> [TASK GOAL]: If a line in the data below holds the word "auto", copy it.

[Collected data]
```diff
@@ -839,15 +940,15 @@
     return rc;
 }
 
-template <int N_TILE, int MODE>
+template <int N_TILE, int MODE, bool PAIR>
 static int conv_resources(int* out)
 {
     using C = Cfg<N_TILE, MODE != MODE_FP16>;
     cudaFuncAttributes a;
-    LWB_CUDA_OK(cudaFuncSetAttribute(k_conv_wg<N_TILE, MODE>, cudaFuncAttributeMaxDynamicSharedMemorySize, C::SMEM_BYTES));
-    LWB_CUDA_OK(cudaFuncGetAttributes(&a, k_conv_wg<N_TILE, MODE>));
+    LWB_CUDA_OK(cudaFuncSetAttribute(k_conv_wg<N_TILE, MODE, PAIR>, cudaFuncAttributeMaxDynamicSharedMemorySize, C::SMEM_BYTES));
+    LWB_CUDA_OK(cudaFuncGetAttributes(&a, k_conv_wg<N_TILE, MODE, PAIR>));
     int blocks = 0;
-    LWB_CUDA_OK(cudaOccupancyMaxActiveBlocksPerMultiprocessor(&blocks, k_conv_wg<N_TILE, MODE>, NUM_THREADS, C::SMEM_BYTES));
+    LWB_CUDA_OK(cudaOccupancyMaxActiveBlocksPerMultiprocessor(&blocks, k_conv_wg<N_TILE, MODE, PAIR>, NUM_THREADS, C::SMEM_BYTES));
     out[0] = a.numRegs; out[1] = (int)a.sharedSizeBytes; out[2] = C::SMEM_BYTES; out[3] = (int)a.localSizeBytes;
     out[4] = NUM_THREADS; out[5] = blocks; out[6] = Regs<N_TILE, MODE>::CONSUMER;
     return LWB_OK;
@@ -857,6 +958,7 @@
 {
     LWB_CHECK_ARG(out, "null pointer");
     LWB_CHECK_ARG(mode >= 0 && mode <= 2, "mode must be 0, 1 or 2");
-    return with_instance(n_tile, mode,
-                         [&](auto nt, auto md) { return conv_resources<decltype(nt)::value, decltype(md)::value>(out); });
-}
+    return with_instance(n_tile, mode, n_tile == MAX_N_TILE, [&](auto nt, auto md, auto pr) {
+        return conv_resources<decltype(nt)::value, decltype(md)::value, decltype(pr)::value>(out);
+    });
+}
```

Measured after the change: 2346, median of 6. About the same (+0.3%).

> [ANSWER SPACE]:
-                         [&](auto nt, auto md) { return conv_resources<decltype(nt)::value, decltype(md)::value>(out); });
+    return with_instance(n_tile, mode, n_tile == MAX_N_TILE, [&](auto nt, auto md, auto pr) {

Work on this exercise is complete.